Stored entries:
****************************************

-        A::shadow_and_closest(S, lds, vr.shadow, it.p, vr.sd, 1e-4f, vr.stmax, !vr.stop, ps.o, ps.d, occluded, h);
-        if (vr.shadow && !occluded) nee_apply<BWD>(ps, pv, n);
-        else if constexpr (EG) env->w = mk3(0.0f);
-        else if constexpr (LG) emit->light = -1;
-        return vr.stop;
-    } else if constexpr (LG) {
-        int mesh_light = -1;
-        const ShadeCtx x = shade_ctx<SK, BWD, STATS, ENV, MT, true>(S, R, C, io, ps, it, pv, cnt, nullptr, &mesh_light);
-        const bool occluded = A::any_shadow(S, lds, it.p, x.light.wi, 1e-4f, x.light.dist);
-        emit_term_clear(*emit);
-        if (!occluded && x.wil.z >= 1e-4f) {
-            nee_apply<BWD>(ps, pv, nee_terms<BWD, true>(x, ps.beta, &emit->w));
-            emit->light = mesh_light;
-        }
-        return sample_bsdf<SK, BWD>(R, C, x, ps, it, pv);
-    } else if constexpr (EG) {
-        f2 env_uv; env_uv.x = -1.0f; env_uv.y = 0.0f;
-        const ShadeCtx x = shade_ctx<SK, BWD, STATS, ENV, MT>(S, R, C, io, ps, it, pv, cnt, &env_uv);
-        const bool occluded = A::any_shadow(S, lds, it.p, x.light.wi, 1e-4f, x.light.dist);
-        env_term_clear(*env);
-        if (!occluded && x.wil.z >= 1e-4f) {
-            nee_apply<BWD>(ps, pv, nee_terms<BWD, true>(x, ps.beta, &env->w));
-            if (env_uv.x < 0.0f) env->w = mk3(0.0f);
-            env->uv = env_uv;
-        }
-        return sample_bsdf<SK, BWD>(R, C, x, ps, it, pv);
-    } else {
-        const ShadeCtx x = shade_ctx<SK, BWD, STATS, ENV, MT>(S, R, C, io, ps, it, pv, cnt);
-        COUNT(C_SHADOW);
-        const bool occluded = A::any_shadow(S, lds, it.p, x.light.wi, 1e-4f, x.light.dist);
-        if (!occluded && x.wil.z >= 1e-4f) nee_apply<BWD>(ps, pv, nee_terms<BWD>(x, ps.beta));
-        COUNT(C_SHADOW_TRACED);
-        return sample_bsdf<SK, BWD>(R, C, x, ps, it, pv);
-    }
+    NeeTerms n;
+    const VertexRays vr = path_vertex_begin<SK, A, BWD, STATS, ENV, MT, EG, LG>(S, R, C, io, lds, ps, it, pv, n, cnt, env, emit);
+    bool occluded = vr.occluded;
+    if constexpr (A::kFuseRays) A::shadow_and_closest(S, lds, vr.shadow, it.p, vr.sd, 1e-4f, vr.stmax, !vr.stop, ps.o, ps.d, occluded, h);
+    else if constexpr (!BWD) occluded = A::any_shadow(S, lds, it.p, vr.sd, 1e-4f, vr.stmax);
+    if (vr.shadow && !occluded) nee_apply<BWD>(ps, pv, n);
+    else if constexpr (EG) env->w = mk3(0.0f);
+    else if constexpr (LG) emit->light = -1;
+    return vr.stop;
 }
 
 template <class A, bool STATS>
diff --git a/zdr_amd/csrc/internal.h b/zdr_amd/csrc/internal.h
--- a/zdr_amd/csrc/internal.h
+++ b/zdr_amd/csrc/internal.h
@@ -76,5 +76,6 @@
                      int32_t *out_i, float *out_f, hipStream_t stream);
 int zdr_launch_sampler_dump(const SamplerCfg &C, const int32_t *queries, uint32_t n, int32_t nvert,
                             int32_t rr_depth, float *out, int as_path_kernels, int *batched, hipStream_t stream);
+int zdr_launch_brdf_pair(const float *in, uint32_t n, float *out, hipStream_t stream);
 int zdr_launch_path_dump(const DScene &S, const RenderCfg &R, const SamplerCfg &C, const KernelIO &io, int accel_is_bvh,
                          const int32_t *queries, uint32_t n, int32_t maxv, float *out, hipStream_t stream);
diff --git a/zdr_amd/csrc/microfacet.h b/zdr_amd/csrc/microfacet.h
--- a/zdr_amd/csrc/microfacet.h
+++ b/zdr_amd/csrc/microfacet.h
@@ -64,6 +64,69 @@
     return 4.0f * r3 * (g.F * wi.z * g.inv4) * dS;
 }
 
+struct GgxPair {
+    float a2, G1o, ko, so, inv_awoz;
+    v2f D, F, G1i, t, nh2, ki, si, inv4, wo_dot_h, wiz;
+};
+
+ZD GgxPair ggx_pair(f3 wo, f3 wiA, f3 wiB, float roughness) {
+    GgxPair g;
+    float alpha = roughness * roughness;
+    g.a2 = alpha * alpha;
+    float nvo = fmaxf(0.00001f, wo.z);
+    g.ko = (1.0f - nvo * nvo) * rcp(nvo * nvo);
+    g.so = fsqrt(1.0f + g.a2 * g.ko);
+    g.G1o = 2.0f * rcp(1.0f + g.so);
+    g.inv_awoz = rcp(fabsf(wo.z));
+    float ax = wiA.x, ay = wiA.y, az = wiA.z;
+    asm("" : "+v"(ax), "+v"(ay), "+v"(az));
+    g.wiz = mk2(az, wiB.z);
+    v2f sx = mk2(ax, wiB.x) + splat(wo.x), sy = mk2(ay, wiB.y) + splat(wo.y), sz = g.wiz + splat(wo.z);
+    v2f inv_len = prsq(sx * sx + sy * sy + sz * sz);
+    v2f hx = sx * inv_len, hy = sy * inv_len, hz = sz * inv_len;
+    v2f nh = pmaxs(0.00001f, hz);
+    g.nh2 = nh * nh;
+    g.t = g.nh2 * splat(g.a2 - 1.0f) + splat(1.0f);
+    g.D = splat(g.a2) * prcp(splat(ZDR_PI) * (g.t * g.t));
+    g.wo_dot_h = splat(wo.x) * hx + splat(wo.y) * hy + splat(wo.z) * hz;
+    v2f c = mk2(clampf(g.wo_dot_h.x, 0.00001f, 1.0f), clampf(g.wo_dot_h.y, 0.00001f, 1.0f));
+    v2f m = splat(1.0f) - c, m2 = m * m;
+    g.F = splat(ZDR_SPECULAR) + splat(1.0f - ZDR_SPECULAR) * (m2 * m2 * m);
+    v2f nvi = pmaxs(0.00001f, g.wiz);
+    g.ki = (splat(1.0f) - nvi * nvi) * prcp(nvi * nvi);
+    g.si = psqrt(splat(1.0f) + splat(g.a2) * g.ki);
+    g.G1i = splat(2.0f) * prcp(splat(1.0f) + g.si);
+    g.inv4 = prcp(splat(4.0f) * nvi * splat(nvo));
+    return g;
+}
+
+ZD void ggx_brdf_pair(const GgxPair &g, f3 diffuse, f3 &fA, f3 &fB) {
+    v2f s = (g.D * g.F * (g.G1i * splat(g.G1o))) * g.inv4;
+    const v2f ipi = splat(ZDR_INV_PI);
+    v2f r = pfma(splat(diffuse.x), ipi, s) * g.wiz, gr = pfma(splat(diffuse.y), ipi, s) * g.wiz, b = pfma(splat(diffuse.z), ipi, s) * g.wiz;
+    fA = mk3(r.x, gr.x, b.x); fB = mk3(r.y, gr.y, b.y);
+}
+
+ZD v2f ggx_pdf_pair(const GgxPair &g) {
+    v2f a = pabs(g.wo_dot_h);
+    v2f pdf_wm = splat(g.G1o * g.inv_awoz) * g.D * a;
+    v2f glossy = pdf_wm * prcp(splat(4.0f) * a);
+    return splat(0.5f) * (g.wiz * splat(ZDR_INV_PI)) + splat(0.5f) * glossy;
+}
+
+ZD v2f ggx_dfdr_pair(const GgxPair &g, f3 wo, float roughness, v2f pdf, v2f &dlnpdf_dr) {
+    v2f t3 = g.t * g.t * g.t;
+    v2f dD = (splat(1.0f) - g.nh2 * splat(1.0f + g.a2)) * prcp(splat(ZDR_PI) * t3);
+    v2f opi = splat(1.0f) + g.si; float opo = 1.0f + g.so;
+    v2f dG1i = -g.ki * prcp(g.si * (opi * opi));
+    float dG1o = -g.ko * rcp(g.so * (opo * opo));
+    v2f dS = dD * (g.G1i * splat(g.G1o)) + g.D * (dG1i * splat(g.G1o) + g.G1i * splat(dG1o));
+    float r3 = roughness * roughness * roughness;
+    v2f dglossy = (splat(dG1o) * g.D + splat(g.G1o) * dD) * splat(rcp(4.0f * fabsf(wo.z)));
+    dlnpdf_dr = (splat(0.5f) * dglossy * splat(4.0f) * splat(r3)) * prcp(pdf);
+    return splat(4.0f * r3) * (g.F * g.wiz * g.inv4) * dS;
+}
+
 ZD f3 sample_wm_disk(f3 w, float alpha, float px, float py) {
     f3 wh = normalize(mk3(alpha * w.x, alpha * w.y, w.z));
     if (wh.z < 0.0f) wh = -wh;
diff --git a/zdr_amd/csrc/vecmath.h b/zdr_amd/csrc/vecmath.h
--- a/zdr_amd/csrc/vecmath.h
+++ b/zdr_amd/csrc/vecmath.h
@@ -30,5 +30,15 @@
 ZD float lerpf(float a, float b, float t) { return a + t * (b - a); }
 ZD f3 ld3(const float *p) { return mk3(p[0], p[1], p[2]); }
 
+typedef float v2f __attribute__((ext_vector_type(2)));
+ZD v2f splat(float a) { v2f r = {a, a}; return r; }
+ZD v2f mk2(float a, float b) { v2f r = {a, b}; return r; }
+ZD v2f pfma(v2f a, v2f b, v2f c) { return __builtin_elementwise_fma(a, b, c); }
+ZD v2f prcp(v2f a) { return mk2(rcp(a.x), rcp(a.y)); }
+ZD v2f prsq(v2f a) { return mk2(rsq(a.x), rsq(a.y)); }
+ZD v2f psqrt(v2f a) { return mk2(fsqrt(a.x), fsqrt(a.y)); }
+ZD v2f pmaxs(float lo, v2f a) { return mk2(fmaxf(lo, a.x), fmaxf(lo, a.y)); }
+ZD v2f pabs(v2f a) { return mk2(fabsf(a.x), fabsf(a.y)); }
+
 #define ZDR_PI 3.14159265358979323846f
 #define ZDR_INV_PI 0.31830988618379067154f
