__global__ __launch_bounds__(256) void nhwc_gate_kernel(int mode, const float* src, int src_ld, const float* zr, float* hbuf,
                                                        unsigned short* planes, long plane_stride, int ld, int coff, long rows,
                                                        int C) {
    const int c4n = (C + 3) >> 2;
    const long idx = (long)blockIdx.x * 256 + threadIdx.x;
    if (idx >= rows * c4n) return;
    const long row = idx / c4n;
    const int c = (int)(idx - row * c4n) * 4;
    float v[4];
#pragma unroll
    for (int i = 0; i < 4; ++i) {
        const int ci = c + i;
        float x = 0.f;
        if (ci < C) {
            if (mode == 0) x = src[row * src_ld + ci];
            else if (mode == 1) x = zr[row * (2 * C) + C + ci] * hbuf[row * C + ci];
            else {
                const float z = zr[row * (2 * C) + ci];
                x = (1.0f - z) * hbuf[row * C + ci] + z * src[row * src_ld + ci];
                hbuf[row * C + ci] = x;
            }
        }
        v[i] = x;
    }
    if (!planes) return;
    const unsigned h0 = Fp16::pack2(v[0], v[1]), h1 = Fp16::pack2(v[2], v[3]);
    const f32x2 u0 = Fp16::unpack2(h0), u1 = Fp16::unpack2(h1);
    const unsigned l0 = Fp16::pack2(v[0] - u0[0], v[1] - u0[1]), l1 = Fp16::pack2(v[2] - u1[0], v[3] - u1[1]);
    unsigned short* d = planes + row * ld + coff + c;
    if (c + 4 <= C) {
        *reinterpret_cast<u32x2*>(d) = u32x2{h0, h1};
        *reinterpret_cast<u32x2*>(d + plane_stride) = u32x2{l0, l1};
    } else {
        const unsigned hh[2] = {h0, h1}, ll[2] = {l0, l1};
        for (int i = 0; c + i < C; ++i) {
            d[i] = (unsigned short)(hh[i >> 1] >> (16 * (i & 1)));
            d[plane_stride + i] = (unsigned short)(ll[i >> 1] >> (16 * (i & 1)));
        }
    }
}

extern void um_set_error(const char* fmt, ...);

extern "C" size_t um_nhwc_norm_workspace_bytes(int batch, int pixels, int channels) {
    if (batch <= 0 || pixels <= 0 || channels <= 0) return 0;
    const long nchunk = (pixels + NHWC_CHUNK_ROWS - 1) / NHWC_CHUNK_ROWS;
    return (size_t)((long)batch * nchunk * 3 * channels + (long)batch * 2 * channels) * sizeof(float);
}

extern "C" size_t um_conv_stats_bytes(int batch, int parts, int channels) {
    if (batch <= 0 || parts <= 0 || channels <= 0) return 0;
    return (size_t)((long)batch * parts * 3 * channels) * sizeof(float);
}

static bool nhwc_channels_ok(int c) { return c > 0 && c % 8 == 0 && c <= 256; }

extern "C" int um_nhwc_instance_norm(const float* x, const float* shortcut, const void* shortcut_planes, void* planes_out, float* f32_out, int batch,
                                     int pixels, int channels, float eps, int normalize, int relu, const float* conv_stats, int conv_stats_parts,
                                     void* workspace, size_t workspace_bytes, int mode, void* stream_) {
    hipStream_t stream = (hipStream_t)stream_;
    if (!x || (!planes_out && !f32_out) || batch <= 0 || pixels <= 0 || !nhwc_channels_ok(channels) || (mode != 0 && mode != 1)) {
        um_set_error("um_nhwc_instance_norm: bad argument (batch=%d pixels=%d channels=%d: channels must be a multiple of 8, <= 256)",
                     batch, pixels, channels);
        return -1;
    }
    const long rows = (long)batch * pixels;
    const int nchunk = (pixels + NHWC_CHUNK_ROWS - 1) / NHWC_CHUNK_ROWS;
    float* partial = (float*)workspace;
    float* stats = nullptr;
    ScopedKernelTimer timer(UM_K_INSTANCE_NORM, stream);
    if (normalize) {
        if (!workspace || workspace_bytes < um_nhwc_norm_workspace_bytes(batch, pixels, channels)) {
            um_set_error("um_nhwc_instance_norm: workspace too small");
            return -3;
        }
        stats = partial + (long)batch * nchunk * 3 * channels;
        if (conv_stats) {
            if (conv_stats_parts <= 0) {
                um_set_error("um_nhwc_instance_norm: conv_stats needs conv_stats_parts = um_conv_stats_parts() of the convolution");
                return -1;
            }
            hipLaunchKernelGGL(nhwc_stats_finalize_kernel, dim3(channels / 8, batch), dim3(256), 0, stream, conv_stats, stats, pixels, channels,
                               conv_stats_parts, 0, eps);
        } else {
            hipLaunchKernelGGL(nhwc_stats_kernel, dim3(nchunk, batch), dim3(256), 0, stream, x, partial, pixels, channels, nchunk);
            hipLaunchKernelGGL(nhwc_stats_finalize_kernel, dim3(channels / 8, batch), dim3(256), 0, stream, partial, stats, pixels, channels,
                               nchunk, NHWC_CHUNK_ROWS, eps);
        }
    }
    const long total = (rows + (planes_out ? 1 : 0)) * (channels / 8);
    const dim3 grid((unsigned)((total + 255) / 256));
    if (mode == 0)
        hipLaunchKernelGGL((nhwc_apply_kernel<Fp16, 2>), grid, dim3(256), 0, stream, x, stats, shortcut,
                           (const unsigned short*)shortcut_planes, (unsigned short*)planes_out, f32_out, rows, pixels, channels, relu);
    else
        hipLaunchKernelGGL((nhwc_apply_kernel<Bf16, 1>), grid, dim3(256), 0, stream, x, stats, shortcut,
                           (const unsigned short*)shortcut_planes, (unsigned short*)planes_out, f32_out, rows, pixels, channels, relu);
    const hipError_t e = hipGetLastError();
    if (e != hipSuccess) {
        um_set_error("um_nhwc_instance_norm: launch failed: %s", hipGetErrorString(e));
        return (int)e;
    }
    return 0;
}

extern "C" int um_nhwc_stats_finalize(const float* conv_stats, int conv_stats_parts, float* stats_out, int batch, int pixels, int channels,
                                      float eps, void* stream_) {
    hipStream_t stream = (hipStream_t)stream_;
    if (!conv_stats || conv_stats_parts <= 0 || !stats_out || batch <= 0 || pixels <= 0 || !nhwc_channels_ok(channels)) {
        um_set_error("um_nhwc_stats_finalize: bad argument (parts=%d batch=%d pixels=%d channels=%d: channels must be a multiple of 8, "
                     "<= 256)", conv_stats_parts, batch, pixels, channels);
        return -1;
    }
    ScopedKernelTimer timer(UM_K_INSTANCE_NORM, stream);
    hipLaunchKernelGGL(nhwc_stats_finalize_kernel, dim3(channels / 8, batch), dim3(256), 0, stream, conv_stats, stats_out, pixels, channels,
                       conv_stats_parts, 0, eps);
    const hipError_t e = hipGetLastError();
    if (e != hipSuccess) {
        um_set_error("um_nhwc_stats_finalize: launch failed: %s", hipGetErrorString(e));
        return (int)e;
    }
    return 0;
}

extern "C" int um_nchw_to_nhwc(const float* x, void* planes_out, float* f32_out, int batch, int channels, int pixels, int mode,
                               void* stream_) {
    hipStream_t stream = (hipStream_t)stream_;
    if (!x || (!planes_out && !f32_out) || batch <= 0 || pixels <= 0 || channels <= 0 || channels % 8 != 0 || channels > 256 ||
        (mode != 0 && mode != 1)) {
        um_set_error("um_nchw_to_nhwc: bad argument (batch=%d channels=%d pixels=%d: channels must be a multiple of 8, <= 256)",
                     batch, channels, pixels);
        return -1;
    }
    const long rows = (long)batch * pixels;
    const dim3 grid((pixels + 63) / 64, batch);
    ScopedKernelTimer timer(UM_K_INSTANCE_NORM, stream);
    if (mode == 0)
        hipLaunchKernelGGL((nchw_to_nhwc_kernel<Fp16, 2>), grid, dim3(256), 0, stream, x, (unsigned short*)planes_out, f32_out,
                           pixels, channels, rows);
    else
        hipLaunchKernelGGL((nchw_to_nhwc_kernel<Bf16, 1>), grid, dim3(256), 0, stream, x, (unsigned short*)planes_out, f32_out,
                           pixels, channels, rows);
    const hipError_t e = hipGetLastError();
    if (e != hipSuccess) {
        um_set_error("um_nchw_to_nhwc: launch failed: %s", hipGetErrorString(e));
        return (int)e;
    }
    return 0;
}
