# AlibabaResearch/recom

Measured on AMD Instinct MI355X. Metric: inference QPS + p50 latency, 1000-col synth model, batch 512, 1×MI355X, higher is better.
Workload: dtype f32; 1 GPU; S2: 1000 cols, dims 8/16/32/64, vocab 1000000, B 512, 1 id/row, 10% bucketize-f32, ids uniform; batch=512, columns=1000, table_bytes=120000000000, serve_workers=1, arena_ring=1

## Files before the change

### recom_amd/csrc/fcp_bench_main.hip

```cpp
#include <hip/hip_runtime.h>

#include <algorithm>
#include <atomic>
#include <thread>
#include <chrono>
#include <cmath>
#include <cstdint>
#include <cstdio>
#include <cstdlib>
#include <cstring>
#include <string>
#include <vector>

#include "../../include/fcp_hip.h"
#include "numa_util.h"

struct fcp_harness;
extern "C" int fcp_harness_create(fcp_plan_t *, const fcp_process_args_t *, int, int, int, fcp_harness **);
extern "C" int fcp_harness_run(fcp_harness *, int, double *, float *, float *);
extern "C" int fcp_harness_destroy(fcp_harness *);
extern "C" int fcp_harness_copy_probe(size_t, int, float *);
extern "C" int fcp_harness_bw_probe(int, size_t, int, float *);
extern "C" int fcp_harness_gather_probe(size_t, int, int, int, float *, double *);

#define CHECK_HIP(e)                                                                        \
  do {                                                                                      \
    hipError_t e_ = (e);                                                                    \
    if (e_ != hipSuccess) {                                                                 \
      std::fprintf(stderr, "%s:%d %s: %s\n", __FILE__, __LINE__, #e, hipGetErrorString(e_)); \
      std::exit(1);                                                                         \
    }                                                                                       \
  } while (0)
#define CHECK_FCP(e)                                                                                \
  do {                                                                                              \
    int s_ = (e);                                                                                   \
    if (s_) {                                                                                       \
      std::fprintf(stderr, "%s:%d %s: %s (%s)\n", __FILE__, __LINE__, #e, fcp_status_string(s_),   \
                   fcp_last_error());                                                               \
      std::exit(1);                                                                                 \
    }                                                                                               \
  } while (0)

__host__ __device__ inline float hash_elem(uint32_t seed, uint64_t r, uint32_t e) {
  uint64_t u = (r * 2654435761ull + (uint64_t)e * 40503ull + ((seed * 7919u + 12345u) & 0xFFFFFFFFull)) & 0xFFFFFFFFull;
  u ^= u >> 15;
  u = (u * 0x2C1B3C6Dull) & 0xFFFFFFFFull;
  u ^= u >> 12;
  u = (u * 0x297A2D39ull) & 0xFFFFFFFFull;
  u ^= u >> 15;
  return (float)(u >> 8) * 1.1920928955078125e-07f - 1.0f;
}

struct BigArg { char bytes[640]; };
__global__ void noop_big_kernel(BigArg a) { if (a.bytes[0] == 77) __builtin_trap(); }
__global__ void noop_kernel(int *p) { if (p) *p = 1; }

__global__ void fill_table(float *t, uint32_t seed, uint64_t vocab, uint32_t dim) {
  const uint64_t n = vocab * dim;
  for (uint64_t i = (uint64_t)blockIdx.x * blockDim.x + threadIdx.x; i < n; i += (uint64_t)gridDim.x * blockDim.x)
    t[i] = hash_elem(seed, i / dim, (uint32_t)(i % dim));
}

static uint64_t splitmix(uint64_t &s) {
  uint64_t z = (s += 0x9E3779B97F4A7C15ull);
  z = (z ^ (z >> 30)) * 0xBF58476D1CE4E5B9ull;
  z = (z ^ (z >> 27)) * 0x94D049BB133111EBull;
  return z ^ (z >> 31);
}

static int bucketize_host(const std::vector<float> &b, float v) {
  int l = 0, r = (int)b.size() - 1;
  while (l <= r) {
    int mid = (l + r) >> 1;
    if (v < b[mid]) r = mid - 1; else l = mid + 1;
  }
  return r + 1;
}
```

****************************************

Within the records, how many lines include "vecmath"? The answer is the number and nothing else.

3